Diamond powders with different particle sizes undergo varying degrees of sp³ to sp² or amorphous carbon transformation on the surface. The graphite content on diamond surfaces increases as the particle size decreases. There are two primary reasons for this phenomenon. Firstly, smaller particles have a higher surface energy, resulting in a lower activation energy for graphite transformation and making the diamond more prone to graphitize. Secondly, smaller particles possess a higher number of contact areas, which can reduce the local stress on the diamond under the same pressure. Conversely, coarser diamond particles have a lower surface energy, higher activation energy for graphite and fewer contact areas. This can result in higher residual stresses and a reduced graphitization under the same pressure.

These valuable data are important to understand the hot-press stage of diamond powders, which could facilitate the optimization of the HPHT sintering process of PCDs and the HPHT treatment of diamonds.
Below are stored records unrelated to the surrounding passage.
__device__ __forceinline__ void select_path_device(const TreeLayout &L, char *tb, TreeHdr *h, const TreeHot &hot, const float *__restrict__ logterm,
                                                   const double *__restrict__ sqrtn, int table_len, float discount, int tree,
                                                   int lane, int *__restrict__ idx_x, int *__restrict__ idx_y,
                                                   int *__restrict__ act_out, int *g_err)
{
    uint16_t *path = hot.path;
    uint32_t *mt = f_mt(L, tb);

    int mt_pos = h->mt_pos;
    const float mn = h->mm_min, mx = h->mm_max;
    const int mmc = h->mm_cnt;
    const RecRegs root = rec_load(L, tb, 0);
    int C = rec_nchild(root), base = rec_cbase(root), vc = rec_visit(root);
    float pq = rec_pred_value(root);
    constexpr int kPre = 8;
    uint32_t pre = 0;
    if (lane < kPre && mt_pos + lane < kMtN) pre = mt[mt_pos + lane];
    int pre_used = 0;
    const int pre_avail = min(kPre, max(0, kMtN - mt_pos));

    int node = 0, parent_hidx = 0, node_hidx = 0, len = 0, err = 0;
    if (lane == 0) path[0] = 0;
    while (C > 0) {
        float prior = 0.f, rew = 0.f, ws = 0.f, wt = 1.f, cpq = 0.f;
        int cvis = 0, cC = 0, cbase_c = 0, chidx = -1;
        if (lane < C) {
            const RecRegs r = rec_load(L, tb, base + lane);
            prior = rec_prior(r);
            cvis = rec_visit(r);
            rew = rec_reward(r);
            cC = rec_nchild(r);
            cbase_c = rec_cbase(r);
            cpq = rec_pred_value(r);
            chidx = rec_hidx(r);
            ws = rec_wsum(r);
            wt = rec_wtot(r);
        }
        int ci;
        if (node == 0 && vc <= C) {
            ci = vc - 1;
        } else {
            int n = vc - 1;
            if (n >= table_len) n = table_len - 1;
            float score = 0.0f;
            if (lane < C) score = ucb_score_device(L, logterm, sqrtn, n, discount, pq, mn, mx, mmc, prior, cvis, rew, ws, wt);
            const bool valid = (lane < C) && (score > -1000000.0f);
            const uint32_t o = valid ? f2ord(__fadd_rn(score, 0.0f)) : 0u;
            const uint32_t gmax = __reduce_max_sync(MAZ_FULL, o);
            const unsigned anyvalid = __ballot_sync(MAZ_FULL, valid);
            unsigned listmask;
            if (anyvalid) {
                const float M = ord2f(gmax);
                const unsigned ismax = __ballot_sync(MAZ_FULL, valid && score == M);
                const int istar = __ffs(ismax) - 1;
                const float thr = __fsub_rn(M, 0.000001f);
                listmask = __ballot_sync(MAZ_FULL, (lane < C) && (lane > istar) && (score >= thr)) | (1u << istar);
            } else {
                const float thr = __fsub_rn(-1000000.0f, 0.000001f);
                listmask = __ballot_sync(MAZ_FULL, (lane < C) && (score >= thr));
            }
            const int nl = __popc(listmask);
            ci = 0;
            if (nl > 0) {
                uint32_t r;
                if (pre_used < pre_avail) {
                    r = mt_temper(__shfl_sync(MAZ_FULL, pre, pre_used));
                    ++pre_used;
                    ++mt_pos;
                } else {
                    r = mt_next(mt, mt_pos, lane);
                }
                uint32_t mrem = listmask;
                for (uint32_t skip = r % (uint32_t)nl; skip > 0; --skip) mrem &= mrem - 1;
                ci = __ffs(mrem) - 1;
            }
        }
        parent_hidx = node_hidx;
        node = base + ci;
        node_hidx = __shfl_sync(MAZ_FULL, chidx, ci);
        C = __shfl_sync(MAZ_FULL, cC, ci);
        base = __shfl_sync(MAZ_FULL, cbase_c, ci);
        vc = __shfl_sync(MAZ_FULL, cvis, ci);
        pq = __shfl_sync(MAZ_FULL, cpq, ci);
        ++len;
        if (len > L.S + 1) {
            err = kErrPathOverflow;
            break;
        }
        if (lane == 0) path[len] = (uint16_t)node;
    }
    if (lane == 0) {
        h->path_len = len;
        h->mt_pos = mt_pos;
        h->sum_path_len += len;
        idx_x[tree] = parent_hidx;
        if (idx_y) idx_y[tree] = tree;
        if (err) {
            h->err = err;
            *g_err = err;
        }
    }
    const uint8_t *act = f_actions(L, tb) + (size_t)node * L.N;
    for (int j = lane; j < L.N; j += 32) act_out[(size_t)tree * L.N + j] = act[j];
}

static __device__ __noinline__ bool select_path_wide(const TreeLayout &L, char *tb, TreeHdr *h, const TreeHot &hot, const float *__restrict__ logterm,
                                                 const double *__restrict__ sqrtn, int table_len, float discount, int tree, int lane,
                                                 const StepScratch &scr, int *__restrict__ idx_x, int *__restrict__ idx_y,
                                                 int *__restrict__ act_out, int *g_err)
{
    const int n_exp = h->n_expanded, mt_pos = h->mt_pos;
    if (mt_pos + n_exp > kMtN) return false;
    const float mn = h->mm_min, mx = h->mm_max;
    const int mmc = h->mm_cnt;
    const uint32_t *mt = f_mt(L, tb);
    const uint16_t *expslot = hot.expslot;
    const uint16_t *depth = hot.depth;
    const RecRegs root = rec_load(L, tb, 0);
    const int forced = (rec_visit(root) <= rec_nchild(root)) ? 1 : 0;
    constexpr int NPL = 1, CB = 5;
#pragma unroll 1
    for (int e0 = 0; e0 < n_exp; e0 += 32 * NPL) {
        int slot[NPL], C[NPL], base[NPL], n[NPL], dep[NPL];
        float pq[NPL], max_score[NPL];
        unsigned listmask[NPL];
        uint32_t word[NPL];
        bool on[NPL], draw[NPL];
#pragma unroll
        for (int u = 0; u < NPL; ++u) {
            const int e = e0 + 32 * u + lane;
            on[u] = e < n_exp;
            slot[u] = on[u] ? expslot[e] : 0;
            dep[u] = on[u] ? depth[e] : 0;
        }
#pragma unroll
        for (int u = 0; u < NPL; ++u) {
            const int e = e0 + 32 * u + lane;
            const RecRegs nr = rec_load(L, tb, slot[u]);
            C[u] = on[u] ? rec_nchild(nr) : 0;
            base[u] = rec_cbase(nr);
            const int vc = rec_visit(nr);
            pq[u] = rec_pred_value(nr);
            draw[u] = on[u] && !(e == 0 && forced);
            word[u] = draw[u] ? mt[mt_pos + dep[u] - forced] : 0u;
            n[u] = min(vc - 1, table_len - 1);
            max_score[u] = -1000000.0f;
            listmask[u] = 0u;
            if (on[u] && !draw[u]) listmask[u] = 1u << (vc - 1);
        }
        int Cmax = 0;
#pragma unroll
        for (int u = 0; u < NPL; ++u) Cmax = max(Cmax, draw[u] ? C[u] : 0);
#pragma unroll 1
        for (int c0 = 0; c0 < Cmax; c0 += CB) {
            RecRegs r[NPL][CB];
#pragma unroll
            for (int u = 0; u < NPL; ++u)
#pragma unroll
                for (int j = 0; j < CB; ++j)
                    if (draw[u] && c0 + j < C[u]) r[u][j] = rec_load(L, tb, base[u] + c0 + j);
#pragma unroll
            for (int u = 0; u < NPL; ++u)
#pragma unroll
                for (int j = 0; j < CB; ++j)
                    if (draw[u] && c0 + j < C[u]) {
                        const float sc = ucb_score_device(L, logterm, sqrtn, n[u], discount, pq[u], mn, mx, mmc, rec_prior(r[u][j]),
                                                          rec_visit(r[u][j]), rec_reward(r[u][j]), rec_wsum(r[u][j]), rec_wtot(r[u][j]));
                        if (max_score[u] < sc) {
                            max_score[u] = sc;
                            listmask[u] = 1u << (c0 + j);
                        } else if (sc >= __fsub_rn(max_score[u], 0.000001f)) {
                            listmask[u] |= 1u << (c0 + j);
                        }
                    }
        }
#pragma unroll
        for (int u = 0; u < NPL; ++u) {
            if (!on[u]) continue;
            int ci = 0;
            const int nl = __popc(listmask[u]);
            if (nl > 0) {
                uint32_t mrem = listmask[u];
                if (draw[u])
                    for (uint32_t skip = mt_temper(word[u]) % (uint32_t)nl; skip > 0; --skip) mrem &= mrem - 1;
                ci = __ffs(mrem) - 1;
            }
            const int cs = base[u] + ci;
            const RecRegs cr = rec_load(L, tb, cs);
            const int ceid = (rec_nchild(cr) > 0) ? rec_eid(cr) + 1 : 0;
            scr.chase[e0 + 32 * u + lane] = ((uint32_t)cs << 16) | (uint32_t)ceid;
        }
    }
    __syncwarp();
    uint16_t *path = hot.path;
    int e = 0, len = 0, node = 0, parent = 0, err = 0;
    if (lane == 0) path[0] = 0;
    while (true) {
        const uint32_t w = scr.chase[e];
        parent = node;
        node = (int)(w >> 16);
        ++len;
        if (len > L.S + 1) {
            err = kErrPathOverflow;
            break;
        }
        if (lane == 0) path[len] = (uint16_t)node;
        const int ne = (int)(w & 0xffffu);
        if (ne == 0) break;
        e = ne - 1;
    }
    if (lane == 0) {
        h->path_len = len;
        h->mt_pos = mt_pos + len - forced;
        h->sum_path_len += len;
        idx_x[tree] = f_hidx(L, tb)[parent];
        if (idx_y) idx_y[tree] = tree;
        if (err) {
            h->err = err;
            *g_err = err;
        }
    }
    const uint8_t *act = f_actions(L, tb) + (size_t)node * L.N;
    for (int j = lane; j < L.N; j += 32) act_out[(size_t)tree * L.N + j] = act[j];
    return true;
}

__device__ __forceinline__ void select_next_device(const TreeLayout &L, char *tb, TreeHdr *h, const TreeHot &hot, const float *__restrict__ logterm,
                                                   const double *__restrict__ sqrtn, int table_len, float discount, int tree,
                                                   int lane, const StepScratch *scr, int *__restrict__ idx_x, int *__restrict__ idx_y,
                                                   int *__restrict__ act_out, int *g_err)
{
    if (scr != nullptr && h->path_len >= L.wide_min_len &&
        select_path_wide(L, tb, h, hot, logterm, sqrtn, table_len, discount, tree, lane, *scr, idx_x, idx_y, act_out, g_err))
        return;
    select_path_device(L, tb, h, hot, logterm, sqrtn, table_len, discount, tree, lane, idx_x, idx_y, act_out, g_err);
}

Due to the inherent low strength and similar thermal expansion coefficients of these hot-pressed diamond plates, these hot-pressed samples could be suitable as CVD polycrystalline diamonds’ substrates. Furthermore, with an adjustable electrical conductivity combined with a microporous microstructure and diamonds’ high resistance to chemicals, the poly-diamond plates might find some potential application in the electrical chemistry industry as electrodes.